Ese mismo día, al otro lado del mundo, la senadora Jeanine Áñez consolidó el golpe cívico-militar en Bolivia con su autoproclamación presidencial y la ejecución de una feroz cacería de opositores al régimen de facto.
En simultáneo, tras la Cordillera, una multitud pisó las calles de Santiago de Chile, nuevamente ensangrentadas tras cuatro semanas de represión brutal.
La conflictividad social se viraliza. Según un informe de la Oficina para los Derechos Humanos de la ONU, en los últimos dos meses se registraron estallidos en España, Haití, Egipto, Guinea, Iraq y el Líbano, además de los ya consignados Chile, Bolivia y Hong Kong. En casi todos los casos, la economía prendió la mecha: las manifestaciones se iniciaron por aumentos en alimentos, impuestos o servicios esenciales.
La acelerada transformación del empleo, el incremento en el costo de vida y la obscena desigualdad están en la base de estallidos que, como se verifica en Bolivia, son estimulados por transnacionales políticas y económicas interesadas en explotar los recursos de los países en crisis. Ya se sabe: a río revuelto…
¿Cómo se prepara el gobierno de Alberto Fernández para surfear en este presente distópico? Un mundo en convulsión requiere expertos en anticipar y auscultar situaciones que ocurren fuera de radar.
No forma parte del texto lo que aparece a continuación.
template <class P, int RBF, int RBH, int RBC, int SPLIT, bool TRAIN>
NCW_DEV void color_fwd_body(const NcwColorNet& net, const NcwPoints& src, int64_t n, const float* __restrict__ normals,
                            const float* __restrict__ a, const void* __restrict__ feat_stash, float* __restrict__ rgb,
                            const NcwColorStash& st) {
    typedef typename P::welem WE;
    typedef typename P::selem SE;
    auto stp = [](void* p) -> SE* { return TRAIN ? (SE*)p : nullptr; };
    typedef ColShapes<P, RBF, RBH, RBC, SPLIT == 2> SH;
    constexpr bool AS = SPLIT == 2;
    NCW_RING_DECL(SH::SLOT);
    const int lane = ncw_lane();
    ring_prologue(ring, net.w_f, SH::FCB_F);
    int64_t tile, p, ray;
    bool valid;
    tile_setup(n, tile, p, valid, lane);
    float xs[3];
    load_point(src, p, xs, ray);
    const float dir[3] = {src.rays_d[ray * 3 + 0], src.rays_d[ray * 3 + 1], src.rays_d[ray * 3 + 2]};
    const float nrm[3] = {normals[p * 3 + 0], normals[p * 3 + 1], normals[p * 3 + 2]};

    Act<P, 3> aux1a;
    {
        CVec<3> aux1;
        build_aux1<Fast<P>::v>(aux1, dir, a + ray * net.n_a, net.n_a, lane);
        if (TRAIN) stash_store<3>((SE*)st.aux1, tile, aux1, lane);
        to_act(aux1a, aux1);
        if (st.aux_bias != nullptr) ncw_act_zero3(aux1a);
    }
    Act<P, 1> aux2a, aux2lo;
    {
        CVec<1> aux2;
        build_aux2(aux2, xs, nrm, lane);
        if (TRAIN) stash_store<1>((SE*)st.aux2, tile, aux2, lane);
        if constexpr (SPLIT != 0) {
#pragma unroll
            for (int t = 0; t < 2; ++t) ncw_split8(aux2.v[0], t, aux2a.f[t], aux2lo.f[t]);
        } else {
            to_act(aux2a, aux2);
        }
    }
    Act<P, RBF + 3> cat1;
    Act<P, (AS ? RBF + 3 : 1)> cat1_lo;
    {
        Act<P, RBF> fin;
#pragma unroll
        for (int rb = 0; rb < RBF; ++rb) {
            f32x16 v;
            stash_load_block(v, (const SE*)feat_stash, tile, RBF, rb, lane);
            to_act_block<RBF>(fin, rb, v);
        }
        CVec<RBF> f;
        load_bias(f, net.b_f, lane);
        mma_stream_split<(SPLIT != 0), RBF, RBF, 32 * RBF, SH::SLOT>(f, fin, ring, (const WE*)net.w_f, net.w_f_lo, SH::FCB_F, net.w_e[0],
                                                                SH::FCB_E0, lane);
        if (TRAIN) stash_store<RBF>((SE*)st.f, tile, f, lane);
        if constexpr (AS) {
            Act<P, RBF> fa, fl;
#pragma unroll
            for (int rb = 0; rb < RBF; ++rb) to_act_block_hl<P, RBF>(fa, fl, rb, f.v[rb]);
            act_concat<RBF, 3>(cat1, fa, aux1a);
            Act<P, 3> z3;
            ncw_act_zero3(z3);
            act_concat<RBF, 3>(cat1_lo, fl, z3);
        } else {
            Act<P, RBF> fa;
            to_act(fa, f);
            act_concat<RBF, 3>(cat1, fa, aux1a);
        }
    }
    Act<P, RBH> ea;
    Act<P, (AS ? RBH : 1)> ea_lo;
    {
        CVec<RBH> e;
        load_bias(e, net.b_e[0], lane);
        if (st.aux_bias != nullptr) ncw_add_ray_bias<RBH>(e, st.aux_bias + ray * (32 * RBH), lane);
        const void* wn = net.n_head > 1 ? net.w_e[1] : net.w_l[0];
        const int nb = net.n_head > 1 ? SH::FCB_E : SH::FCB_L0;
        if constexpr (AS) {
            mma_stream_split3<RBF + 3, RBH, 32 * RBF + 96, SH::SLOT>(e, cat1, cat1_lo, ring, (const WE*)net.w_e[0], net.w_e_lo[0],
                                                                     SH::FCB_E0, wn, nb, lane);
            relu_epilogue_hl<P, RBH>(ea, ea_lo, e, stp(st.e[0]), tile, lane);
        } else {
            mma_stream_split<(SPLIT != 0), RBF + 3, RBH, 32 * RBF + 96, SH::SLOT>(e, cat1, ring, (const WE*)net.w_e[0], net.w_e_lo[0],
                                                                             SH::FCB_E0, wn, nb, lane);
            relu_epilogue<P, RBH>(ea, e, stp(st.e[0]), tile, lane);
        }
        for (int i = 1; i < net.n_head; ++i) {
            load_bias(e, net.b_e[i], lane);
            const void* wn2 = i + 1 < net.n_head ? net.w_e[i + 1] : net.w_l[0];
            const int nb2 = i + 1 < net.n_head ? SH::FCB_E : SH::FCB_L0;
            if constexpr (AS) {
                mma_stream_split3<RBH, RBH, 32 * RBH, SH::SLOT>(e, ea, ea_lo, ring, (const WE*)net.w_e[i], net.w_e_lo[i], SH::FCB_E, wn2,
                                                                nb2, lane);
                relu_epilogue_hl<P, RBH>(ea, ea_lo, e, stp(st.e[i]), tile, lane);
            } else {
                mma_stream_split<(SPLIT != 0), RBH, RBH, 32 * RBH, SH::SLOT>(e, ea, ring, (const WE*)net.w_e[i], net.w_e_lo[i], SH::FCB_E,
                                                                        wn2, nb2, lane);
                relu_epilogue<P, RBH>(ea, e, stp(st.e[i]), tile, lane);
            }
        }
    }
    Act<P, RBC> xa;
    Act<P, (AS ? RBC : 1)> xa_lo;
    CVec<RBC> x;
    const int last = net.n_lin - 1;
    {
        Act<P, RBH + 1> cat2;
        act_concat<RBH, 1>(cat2, ea, aux2a);
        load_bias(x, net.b_l[0], lane);
        if constexpr (SPLIT != 0) {
            const int nxt = 1 == last ? SH::FCB_LAST : SH::FCB_L;
            if constexpr (AS) {
                Act<P, RBH + 1> cat2lo;
#pragma unroll
                for (int i = 0; i < 2 * RBH; ++i) cat2lo.f[i] = ea_lo.f[i];
                cat2lo.f[2 * RBH] = aux2lo.f[0];
                cat2lo.f[2 * RBH + 1] = aux2lo.f[1];
                mma_stream_split3<RBH + 1, RBC, 32 * RBH + 6, SH::SLOT>(x, cat2, cat2lo, ring, (const WE*)net.w_l[0], net.w_l_lo[0], SH::FCB_L0,
                                                                        net.w_l[1], nxt, lane);
            } else {
                mma_stream<RBH + 1, RBC, 32 * RBH + 6, SH::SLOT>(x, cat2, ring, (const WE*)net.w_l[0], net.w_l_lo[0], SH::FCB_L0, lane);
                mma_stream<RBH + 1, RBC, 32 * RBH + 6, SH::SLOT>(x, cat2, ring, (const WE*)net.w_l_lo[0], net.w_l[0], SH::FCB_L0, lane);
#pragma unroll
                for (int i = 0; i < 2 * RBH; ++i)
#pragma unroll
                    for (int e = 0; e < 8; ++e) cat2.f[i][e] = (ncw_h16)0.f;
                cat2.f[2 * RBH] = aux2lo.f[0];
                cat2.f[2 * RBH + 1] = aux2lo.f[1];
                mma_stream<RBH + 1, RBC, 32 * RBH + 6, SH::SLOT>(x, cat2, ring, (const WE*)net.w_l[0], net.w_l[1], nxt, lane);
            }
        } else {
            mma_stream_split<false, RBH + 1, RBC, 32 * RBH + 6, SH::SLOT>(x, cat2, ring, (const WE*)net.w_l[0], net.w_l_lo[0], SH::FCB_L0,
                                                                          net.w_l[1], 1 == last ? SH::FCB_LAST : SH::FCB_L, lane);
        }
        if constexpr (AS) relu_epilogue_hl<P, RBC>(xa, xa_lo, x, stp(st.x[0]), tile, lane);
        else relu_epilogue<P, RBC>(xa, x, stp(st.x[0]), tile, lane);
    }
    for (int l = 1; l < last; ++l) {
        load_bias(x, net.b_l[l], lane);
        if constexpr (AS) {
            mma_stream_split3<RBC, RBC, 32 * RBC, SH::SLOT>(x, xa, xa_lo, ring, (const WE*)net.w_l[l], net.w_l_lo[l], SH::FCB_L,
                                                            net.w_l[l + 1], l + 1 == last ? SH::FCB_LAST : SH::FCB_L, lane);
            relu_epilogue_hl<P, RBC>(xa, xa_lo, x, stp(st.x[l]), tile, lane);
        } else {
            mma_stream_split<(SPLIT != 0), RBC, RBC, 32 * RBC, SH::SLOT>(x, xa, ring, (const WE*)net.w_l[l], net.w_l_lo[l], SH::FCB_L,
                                                                    net.w_l[l + 1], l + 1 == last ? SH::FCB_LAST : SH::FCB_L, lane);
            relu_epilogue<P, RBC>(xa, x, stp(st.x[l]), tile, lane);
        }
    }
    CVec<1> o;
    load_bias(o, net.b_l[last], lane);
    if constexpr (AS)
        mma_stream_split3<RBC, 1, 32 * RBC, SH::SLOT>(o, xa, xa_lo, ring, (const WE*)net.w_l[last], net.w_l_lo[last], SH::FCB_LAST,
                                                      nullptr, 0, lane);
    else
        mma_stream_split<(SPLIT != 0), RBC, 1, 32 * RBC, SH::SLOT>(o, xa, ring, (const WE*)net.w_l[last], net.w_l_lo[last], SH::FCB_LAST,
                                                              nullptr, 0, lane);
    if (valid && lane < 32) {
        rgb[p * 3 + 0] = sigmoidf_<Fast<P>::v>(o.v[0][0]);
        rgb[p * 3 + 1] = sigmoidf_<Fast<P>::v>(o.v[0][1]);
        rgb[p * 3 + 2] = sigmoidf_<Fast<P>::v>(o.v[0][2]);
    }
}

A eso debería dedicarse una Agencia Federal de Inteligencia, que en la Argentina se dedica a otra cosa: operar en las cloacas del poder para dirimir disputas económicas, políticas y judiciales.
«La cuestión militar está de vuelta en América Latina en general y en América del Sur, en particular», advirtió días pasados el analista internacional Juan Gabriel Tokatlian. «El gobierno entrante debe estar atento a esta tendencia para actuar en consecuencia –prosiguió–. En ese sentido, parece imprudente que se llegara a llevar a cabo la eventual disolución de la AFI. En las actuales circunstancias regionales, lo más relevante para un país como Argentina es poseer una sólida inteligencia estratégica».
En los mentideros de la política se barajan los nombres de Alberto Iribarne y José «Pepe» Albistur como posibles responsables de la AFI. Ambos son de la íntima confianza del presidente electo, como se estila en ese cargo. Pero más allá de los nombres, lo relevante serán las políticas. En el Frente de Todos se trabaja en dos posibilidades: refundar la AFI en una dirección de inteligencia estratégica, o reducir parte de sus actuales atribuciones –como la realización de escuchas y otras faenas de espionaje–, pero retener tareas de inteligencia criminal que le permita «asistir» a investigaciones federales de narcotráfico y terrorismo. La segunda línea, claro, cuenta con el beneplácito de EE UU.
Hay margen, sin embargo, para decidir con cierta autonomía. La convulsión social global y la exhibición de la cámara séptica servicial que destapó el caso D’Alessio, entre otros hechos, obliga y a la vez propicia «reperfilar» el Sistema de Inteligencia para ponerlo, al fin, al servicio de los intereses nacionales. No hacerlo, como quedó a la vista en Bolivia, puede ser un error fatal.